▶ _THE TASK_: Filter these entries so that only lines with the word "break" remain.

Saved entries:
* * *

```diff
+  const u32 h = lz4_hash_seq<U16>(a[2], a[3]);
   const int snap = U16 ? (int)((const volatile u16*)tabmem)[h] : (int)((const volatile u32*)tabmem)[h];
+  nt = w0 + 96 + 31 + 24 > n ? -1 : tile + 3;
+  if (nt >= 0) ldp_raw28(sb, p + 96, r);
   u32 vx = h << LZ4T_HSHIFT, sn = LZ4T_END;
   if ((unsigned)snap < (unsigned)p) {
     LZ4C_T(c_t1);
     LZ4C_ADD(LZ4C_PREP_OWN, c_t1 - c_t0);
-    ldp_gather17(sb, snap, c0, c1, c2, c3, c4);
-    const u32 x1 = a1 ^ c1, x2 = a2 ^ c2, x3 = a3 ^ c3;
+    ldp_gather25(sb, snap, c);
+    const u32 x1 = a[3] ^ c[3], x2 = a[4] ^ c[4], x3 = a[5] ^ c[5];
     u32 m;
     if (x1) m = (u32)(__ffs((int)x1) - 1) >> 3;
     else if (x2) m = 4u + ((u32)(__ffs((int)x2) - 1) >> 3);
     else if (x3) m = 8u + ((u32)(__ffs((int)x3) - 1) >> 3);
-    else m = a4 != c4 ? 12u : (u32)LZ4T_LONG;
-    const bool hit = (U16 || snap + 65535 >= p) && c0 == a0;
-    u32 bk = 0;
-    if (hit) {
-      if (snap >= 8) {
-        u32 p0, p1, q0, q1;
-        ldp_win8(sb, p - 8, p0, p1);
-        ldp_win8(sb, snap - 8, q0, q1);
-        const u32 y1 = p1 ^ q1, z0 = (u32)__clz((int)(p0 ^ q0)) >> 3;
-        bk = y1 ? (u32)__clz((int)y1) >> 3 : 4u + (z0 < 3u ? z0 : 3u);
-      } else {
-        while (bk < (u32)snap && s[p - 1 - (int)bk] == s[snap - 1 - (int)bk]) bk++;
-      }
-    }
-    vx |= (hit ? 1u : 0u) | (m << 2) | (bk << 8);
+    else m = a[6] != c[6] ? 12u : (u32)LZ4T_LONG;
+    const bool hit = (U16 || snap + 65535 >= p) && c[2] == a[2];
+    const u32 y1 = a[1] ^ c[1], z0 = (u32)__clz((int)(a[0] ^ c[0])) >> 3;
+    const u32 bk = min(y1 ? (u32)__clz((int)y1) >> 3 : 4u + min(z0, 3u), (u32)snap);
+    vx |= hit ? 1u | (m << 2) | (bk << 8) : m << 2;
     sn = (u32)snap;
     LZ4C_SPAN(LZ4C_PREP_GATHER, c_t1);
   }
@@ -328,8 +337,12 @@
     if (lz4t_ld_i32(&tm->cmd) == LZ4T_QUIT) return;
     const u8* s = *(const u8* const volatile*)&tm->s;
     const int n = lz4t_ld_i32(&tm->n), u16 = lz4t_ld_i32(&tm->u16);
+    const StreamBase sb = make_stream_base(s);
+    u32 r[7];
+    int nt = -1;
     for (int tile = i;; tile += 3) {
       int w;
+      LZ4C_T(c_wait);
       for (;;) {
         w = __shfl_sync(FULLMASK, lz4t_ld_i32(&tm->wt), 0);
         if (w == LZ4T_STOP) break;
@@ -337,11 +350,12 @@
         if (tile <= w + LZ4T_AHEAD) break;
         __nanosleep(LZ4T_NAP);
       }
+      LZ4C_SPAN(LZ4C_PREP_WAIT, c_wait);
       if (w == LZ4T_STOP) break;
       LZ4C_T(c_go);
       lz4d_prefetch(s, 32 * tile + LZ4T_PREFETCH + lane_id(), n);
-      if (u16) lz4_team_prepare_tile<true>(tm, tabmem, s, n, tile);
-      else lz4_team_prepare_tile<false>(tm, tabmem, s, n, tile);
+      if (u16) lz4_team_prepare_tile<true>(tm, tabmem, sb, n, tile, r, nt);
+      else lz4_team_prepare_tile<false>(tm, tabmem, sb, n, tile, r, nt);
       __syncwarp();
       if (lane_id() == 0) { __threadfence_block(); lz4t_st_i32(&tm->rdy[tile % LZ4T_TILES], tile + 1); }
       LZ4C_SPAN(LZ4C_PREP_BUSY, c_go);
@@ -483,6 +497,7 @@
         u32 e = (u32)ip % (u32)LZ4T_RING;
         bool given = false;
         u32 gpk = 0, gsnap = 0;
+        LZ4C_VAR(c_steady, 0);
         for (;;) {
           if (nrec > 32 - LZ4T_W) {
 #ifdef SIMT_EMU
@@ -491,6 +506,7 @@
             LZ4_FLUSH_CHECKED();
           }
           lz4t_extend(tm, twt, tvt);
+          LZ4C_VAR(c_lead, tvt - (ip >> 5));
           int cnt = 0, q = ip, why;
           u32 ee = e, pk, snap;
           if (given) { pk = gpk; snap = gsnap; } else smem_ld_u32x2(vda, ee << 3, pk, snap);
@@ -573,6 +589,10 @@
             scalar_post = true; break;
           }
           LZ4C_ADD(why, 1);
+#ifdef B2_LZ4_CYCLES
+          if (why == LZ4C_W_TILE) { LZ4C_ADD(LZ4C_W_TILE_LEAD, c_lead); LZ4C_ADD(LZ4C_W_TILE_JUMP, !c_steady); }
+#endif
+          LZ4C_SET(c_steady, why == LZ4C_W_CAP || why == LZ4C_W_TILE);
           if (why == LZ4C_W_MISS) {
             LZ4T_DBG(g_dbg_lz4t_x[4]);
             LZ4T_DBG(g_dbg_lz4t_w[nb ? LZ4T_W_MISSJ : LZ4T_W_MISS0]);
```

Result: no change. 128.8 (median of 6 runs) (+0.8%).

* * *

▶ _THE ANSWER_:
         if (w == LZ4T_STOP) break;
         if (tile <= w + LZ4T_AHEAD) break;
       if (w == LZ4T_STOP) break;
             scalar_post = true; break;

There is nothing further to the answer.